United States Marine Corps general

Steven R. Rudder is a retired United States Marine Corps lieutenant general and Naval Aviator. Rudder has served as Deputy Commandant for Aviation, USMC and Commanding General, United States Marine Corps Forces, Pacific.

==Marine Corps career==
Rudder was commissioned in the United States Marine Corps as a second lieutenant in 1984. He graduated from The Basic School at Marine Corps Base Quantico and his first assignment was to 3rd Amphibious Assault Battalion. He received a transfer to Naval Air Station Pensacola for flight training.

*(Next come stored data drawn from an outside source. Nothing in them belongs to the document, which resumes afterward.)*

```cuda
template <bool OPTIMAL>
VKR_DEV void trace_stream(const uint32_t base, const float4* __restrict__ nodes, const float4* __restrict__ tris, const uint32_t stack_bottom, int lane, unsigned long long* stats = nullptr,
	const uint4* __restrict__ nodes_q = nullptr, f3 grid_min = f3(), f3 grid_scale = f3(), const float4* __restrict__ nodes_i = nullptr)
{
#ifdef VKR_TRACE_STATS
	unsigned st_rays = 0, st_hits = 0, st_cache_hits = 0, st_visits = 0, st_leaves = 0, st_tris = 0, st_iters = 0, st_node_iters = 0, st_known = 0, st_polls = 0, st_siblings = 0;
#endif
	const unsigned lt_mask = (1u << lane) - 1u;
	const float tmin = 1.0e-3f;
	const uint32_t bytes = base + 4u * stream_bytes_at(OPTIMAL);
	const uint32_t origin = base + 4u * stream_origin_at(OPTIMAL);
	const uint32_t control = base + 4u * stream_control_at(OPTIMAL);
	uint32_t top = stack_bottom;
#if VKR_STACK_TOP_IN_REGISTER
	int stack_top = kTraversalDone;
	auto push = [&](int v) { asm volatile("st.shared.b32 [%0], %1;" :: "r"(top), "r"(stack_top) : "memory"); top += 128u; stack_top = v; };
	auto pop = [&]() { const int v = stack_top; top -= 128u; asm volatile("ld.shared.b32 %0, [%1];" : "=r"(stack_top) : "r"(top) : "memory"); return v; };
#else
	auto push = [&](int v) { asm volatile("st.shared.b32 [%0], %1;" :: "r"(top), "r"(v) : "memory"); top += 128u; };
	auto pop = [&]() { int v; top -= 128u; asm volatile("ld.shared.b32 %0, [%1];" : "=r"(v) : "r"(top) : "memory"); return v; };
#endif
	int ticket = -1;
	uint32_t entry = 0;
	bool active = false;
	bool hit = false;
	bool finished = false;
	int node = kTraversalDone, leaf = 0;
#if VKR_ANCHORED
	uint32_t pending = 0u;
	uint32_t path = 0u;
#endif
	int cached_triangle = -1;
#if VKR_TRACE_RELOAD_RAY
	unsigned own_lane = 0;
#else
	f3 o = make3(0.0f, 0.0f, 0.0f), d = make3(0.0f, 0.0f, 1.0f);
#endif
	float tmax = 0.0f;
#if VKR_QUANTISED_NODES
	ray_grid r = make_ray_grid(make3(0.0f, 0.0f, 0.0f), make3(0.0f, 0.0f, 1.0f), grid_min, grid_scale);
#else
	ray_slabs r = make_slabs<false>(make3(0.0f, 0.0f, 0.0f), make3(0.0f, 0.0f, 1.0f));
#endif
	while (true) {
		const bool wants = !active && ticket < 0 && !finished;
		const unsigned want = __ballot_sync(kFullMask, wants);
#if VKR_REFILL_MIN_LANES > 1
		const unsigned busy = __ballot_sync(kFullMask, active);
		const bool refill = busy == 0u || __popc(~busy) >= VKR_REFILL_MIN_LANES;
#else
		const bool refill = true;
#endif
		if (want && refill) {
			const int leader = __ffs(want) - 1;
			int first = 0;
			if (lane == leader) first = atom_add_shared(control, __popc(want));
			first = __shfl_sync(kFullMask, first, leader);
			if (wants) ticket = first + __popc(want & lt_mask);
		}
		if (ticket >= 0 && refill) {
			if (ticket < ld_acquire(control + 4u)) {
				entry = (uint32_t) ticket & (kRing - 1);
				ticket = -1;
				const unsigned own = lds_u8(bytes + entry);
				if (own & 128u) {
					VKR_STAT(st_known);
					st_release_u8(bytes + kRing + entry, 1u);
				}
				else {
					VKR_STAT(st_rays);
					const uint32_t oa = origin + 4u * (own & 31u), ea = base + 4u * entry;
#if VKR_TRACE_RELOAD_RAY
					own_lane = own & 31u;
					const f3 o = make3(lds_f(oa), lds_f(oa + 128u), lds_f(oa + 256u));
					const f3 d = make3(lds_f(ea + 4u * S_DX), lds_f(ea + 4u * S_DY), lds_f(ea + 4u * S_DZ));
#else
					o = make3(lds_f(oa), lds_f(oa + 128u), lds_f(oa + 256u));
					d = make3(lds_f(ea + 4u * S_DX), lds_f(ea + 4u * S_DY), lds_f(ea + 4u * S_DZ));
#endif
					tmax = lds_f(ea + 4u * S_TMAX);
					active = true;
					hit = false;
					node = kTraversalDone; leaf = 0;
#if VKR_ANCHORED
					pending = 0u;
#endif
					float t;
#ifdef VKR_NULL_TRACE
					if (false) {
#else
					if (tmax > tmin) {
#endif
#ifndef VKR_NO_OCCLUDER_CACHE
						if (cached_triangle >= 0 && ray_triangle(tris + 3 * (size_t) cached_triangle, o, d, tmin, tmax, &t)) { hit = true; VKR_STAT(st_cache_hits); }
#else
						if (false) {}
#endif
						else {
#if VKR_QUANTISED_NODES
							r = make_ray_grid(o, d, grid_min, grid_scale);
#else
							r = make_slabs<false>(o, d);
#endif
							top = stack_bottom; push(kTraversalDone);
#if VKR_ANCHORED
							path = base + 4u * (uint32_t) stream_path_at(OPTIMAL) + 4u * (own & 31u);
							const uint32_t count = lds_u32(path + 128u * (uint32_t) (kPathLevels + 1));
							pending = lds_u32(base + 4u * (uint32_t) stream_mask_at(OPTIMAL) + 4u * entry) & ((1u << count) - 1u);
							node = (int) lds_u32(path + 128u * (uint32_t) kPathLevels);
							if (node < 0) { leaf = node; node = pop(); }
#else
							node = 0;
#endif
						}
					}
				}
			}
			else {
				const int end = ld_acquire(control + 8u);
				if (end >= 0 && ticket >= end) { finished = true; ticket = -1; }
			}
		}
		if (!__any_sync(kFullMask, active)) {
			if (__all_sync(kFullMask, finished)) break;
			if (lane == 0) VKR_STAT(st_polls);
			__nanosleep(100);
			continue;
		}
		if (lane == 0) VKR_STAT(st_iters);
#if VKR_NODE_LOOP_CHECK_EVERY > 1
		unsigned node_steps = 0u;
#endif
#if VKR_BVH_WIDTH == 4
		while (node >= 0 && node != kTraversalDone) {
			VKR_STAT(st_visits);
			if ((__activemask() & lt_mask) == 0u) VKR_STAT(st_node_iters);
			node = bvh4_descend_step(nodes, node, r, tmin, tmax, push);
			if (node == kTraversalDone) node = pop();
			if (node < 0 && leaf == 0) {
				leaf = node;
				node = pop();
			}
			if (kNodeLoopMinLanes > 0 && __popc(__activemask()) < kNodeLoopMinLanes) break;
		}
#else
#if VKR_ANCHORED
		while (node >= 0 && (node != kTraversalDone || (pending != 0u && active && !hit))) {
			int skip = 2;
			if (node == kTraversalDone) {
				const int k = 31 - __clz((int) pending);
				pending &= ~(1u << k);
				const uint32_t e = lds_u32(path + 128u * (uint32_t) k);
				node = (int) (e >> 1); skip = (int) (e & 1u);
				top = stack_bottom; push(kTraversalDone);
				VKR_STAT(st_siblings);
			}
#else
		while (node >= 0 && node != kTraversalDone) {
			const int skip = 2;
#endif
			float tn0, tn1;
			VKR_STAT(st_visits);
			if ((__activemask() & lt_mask) == 0u) VKR_STAT(st_node_iters);
#if VKR_QUANTISED_NODES
			float4 q0, q1;
			ldg_32_bytes(reinterpret_cast<const float4*>(nodes_q) + 2 * (size_t) node, q0, q1);
			const int ref0 = __float_as_int(q1.z), ref1 = __float_as_int(q1.w);
			const bool h0 = ray_box_grid(__float_as_uint(q0.x), __float_as_uint(q0.y), __float_as_uint(q0.z), r, tmin, tmax, &tn0);
			const bool h1 = ray_box_grid(__float_as_uint(q0.w), __float_as_uint(q1.x), __float_as_uint(q1.y), r, tmin, tmax, &tn1);
#elif VKR_INTERLEAVED_NODES
			const float4* nd = reinterpret_cast<const float4*>(reinterpret_cast<const char*>(nodes_i) + (size_t) ((uint32_t) node << 6));
			float4 q0, q1, q2, q3;
			ldg_32_bytes(nd, q0, q1); ldg_32_bytes(nd + 2, q2, q3);
			const int ref0 = __float_as_int(q3.x), ref1 = __float_as_int(q3.y);
			bool h0, h1;
			{
				const float a[8] = { q0.x, q0.y, q0.z, q0.w, q1.x, q1.y, q1.z, q1.w }, b[4] = { q2.x, q2.y, q2.z, q2.w };
				ray_box_pair(a, b, r, tmin, tmax, &h0, &h1, &tn0, &tn1);
			}
#else
#if VKR_LEAN_NODE_STEP
			const float4* nd = reinterpret_cast<const float4*>(reinterpret_cast<const char*>(nodes) + (size_t) ((uint32_t) node << 6));
#else
			const float4* nd = nodes + 4 * (size_t) node;
#endif
			float4 q0, q1, q2, q3;
			ldg_32_bytes(nd, q0, q1); ldg_32_bytes(nd + 2, q2, q3);
			const int ref0 = __float_as_int(q3.x), ref1 = __float_as_int(q3.y);
			const bool h0 = ray_box(q0.x, q0.y, q0.z, q0.w, q1.x, q1.y, r, tmin, tmax, &tn0) && skip != 0;
			const bool h1 = ray_box(q1.z, q1.w, q2.x, q2.y, q2.z, q2.w, r, tmin, tmax, &tn1) && skip != 1;
#endif
#if VKR_LEAN_NODE_STEP
			{
				const int h0i = h0, h1i = h1;
				asm volatile("{\n\t.reg .pred h0, h1, both, none, second, take;\n\t.reg .b32 far;\n\t"
					"setp.ne.b32 h0, %3, 0;\n\tsetp.ne.b32 h1, %4, 0;\n\t"
					"setp.lt.f32 second, %6, %5;\n\t"
					"and.pred both, h0, h1;\n\t"
					"or.pred none, h0, h1;\n\tnot.pred none, none;\n\t"
					"not.pred take, h0;\n\tor.pred second, second, take;\n\tand.pred second, second, h1;\n\t"
					"selp.b32 %1, %8, %7, second;\n\tselp.b32 far, %7, %8, second;\n\t"
					"@both st.shared.b32 [%0], far;\n\t@both add.u32 %0, %0, 128;\n\t"
					"@none sub.u32 %0, %0, 128;\n\t@none ld.shared.b32 %1, [%0];\n\t"
#if VKR_LEAF_POSTPONE
					"setp.lt.s32 take, %1, 0;\n\tsetp.eq.and.s32 take, %2, 0, take;\n\t"
					"@take mov.b32 %2, %1;\n\t@take sub.u32 %0, %0, 128;\n\t@take ld.shared.b32 %1, [%0];\n\t"
#endif
					"}"
					: "+r"(top), "=&r"(node), "+r"(leaf) : "r"(h0i), "r"(h1i), "f"(tn0), "f"(tn1), "r"(ref0), "r"(ref1) : "memory");
			}
#else
			if (h0 && h1) {
				const bool swap = tn1 < tn0;
				node = swap ? ref1 : ref0;
				push(swap ? ref0 : ref1);
			}
			else if (h0) node = ref0;
			else if (h1) node = ref1;
			else node = pop();
#endif
#if !VKR_LEAN_NODE_STEP && VKR_LEAF_POSTPONE
			if (node < 0 && leaf == 0) {
				leaf = node;
				node = pop();
			}
#endif
#if VKR_NODE_LOOP_CHECK_EVERY > 1
			if ((++node_steps & (VKR_NODE_LOOP_CHECK_EVERY - 1)) != 0) continue;
#endif
			if (kNodeLoopMinLanes > 0 && __popc(__activemask()) < kNodeLoopMinLanes) break;
		}
#endif
		__syncwarp(kFullMask);
#if !VKR_LEAF_POSTPONE
		if (active && node < 0 && leaf == 0) { leaf = node; node = pop(); }
#endif
#if VKR_LEAF_ONCE
		if (leaf != 0) {
#else
		while (leaf != 0) {
#endif
			const int first = (leaf & 0x7fffffff) >> 4, count = leaf & 15;
			float t;
#if VKR_TRACE_RELOAD_RAY
			const uint32_t oa = origin + 4u * own_lane, ea = base + 4u * entry;
			const f3 o = make3(lds_f(oa), lds_f(oa + 128u), lds_f(oa + 256u));
			const f3 d = make3(lds_f(ea + 4u * S_DX), lds_f(ea + 4u * S_DY), lds_f(ea + 4u * S_DZ));
#endif
			VKR_STAT(st_leaves); VKR_STAT_ADD(st_tris, (unsigned) count);
			for (int i = 0; i != count; ++i)
				if (ray_triangle(tris + 3 * (size_t) (first + i), o, d, tmin, tmax, &t)) { hit = true; cached_triangle = first + i; }
			leaf = 0;
			if (hit) node = kTraversalDone;
			else if (node < 0) {
				leaf = node;
				node = pop();
			}
		}
#if VKR_ANCHORED
		if (active && node == kTraversalDone && leaf == 0 && (hit || pending == 0u)) {
#else
		if (active && node == kTraversalDone && leaf == 0) {
#endif
			st_release_u8(bytes + kRing + entry, hit ? 1u : 0u);
			if (hit) VKR_STAT(st_hits);
			active = false;
		}
		__syncwarp(kFullMask);
	}
#ifdef VKR_TRACE_STATS
	stat_flush(stats, 0, st_rays); stat_flush(stats, 1, st_hits); stat_flush(stats, 2, st_cache_hits); stat_flush(stats, 3, st_visits); stat_flush(stats, 4, st_leaves);
	stat_flush(stats, 5, st_tris); stat_flush(stats, 6, st_iters); stat_flush(stats, 7, st_node_iters); stat_flush(stats, 8, st_known); stat_flush(stats, 9, st_polls); stat_flush(stats, 13, st_siblings);
#endif
}

}
```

He was designated a Naval Aviator in 1987. His operational assignments include AH-1 Cobra helicopter training with HMT-303 followed by service with HMLA-367 as Maintenance Officer and Tactics Instructor.

Rudder's staff and command assignments include HMM-161; Weapons and Tactics Officer deploying with the 11th MEU(SOC); AH-1 Division Head, Marine Aviation Weapons and Tactics Squadron One; Operations Officer, Marine Light Attack Helicopter Squadron 167; Future Operations Officer HMM-261 deploying with the 22nd MEU; Military Assistant to Andrew Marshall, Office of the Secretary of Defense, the Pentagon; Squadron Commander, HML/A-167; Senior Watch Officer, 3rd Marine Air Wing; J5 Lead planner for Afghanistan and Pakistan, USCENTCOM, Tampa, Florida; Commanding Officer of Marine Aircraft Group 26 deploying to Iraq, in support of Operation Iraqi Freedom; Branch Head of Aviation, Headquarters Marine Corps Aviation; student, United States Army War College; Legislative Assistant to the Commandant, Office of Legislative Affairs, HQMC; Commanding General, 1st Marine Air Wing in Okinawa, Japan; Director of Strategic Planning and Policy, United States Pacific Command; Deputy Commandant for Aviation from July 2017 to July 2020; and Commanding General, United States Marine Corps Forces, Pacific.

Rudder retired from active duty in September 2022. He and his company Stick Rudder Enterprises LLC were sanctioned by the Chinese government on October 10, 2024 due to arms sales to Taiwan.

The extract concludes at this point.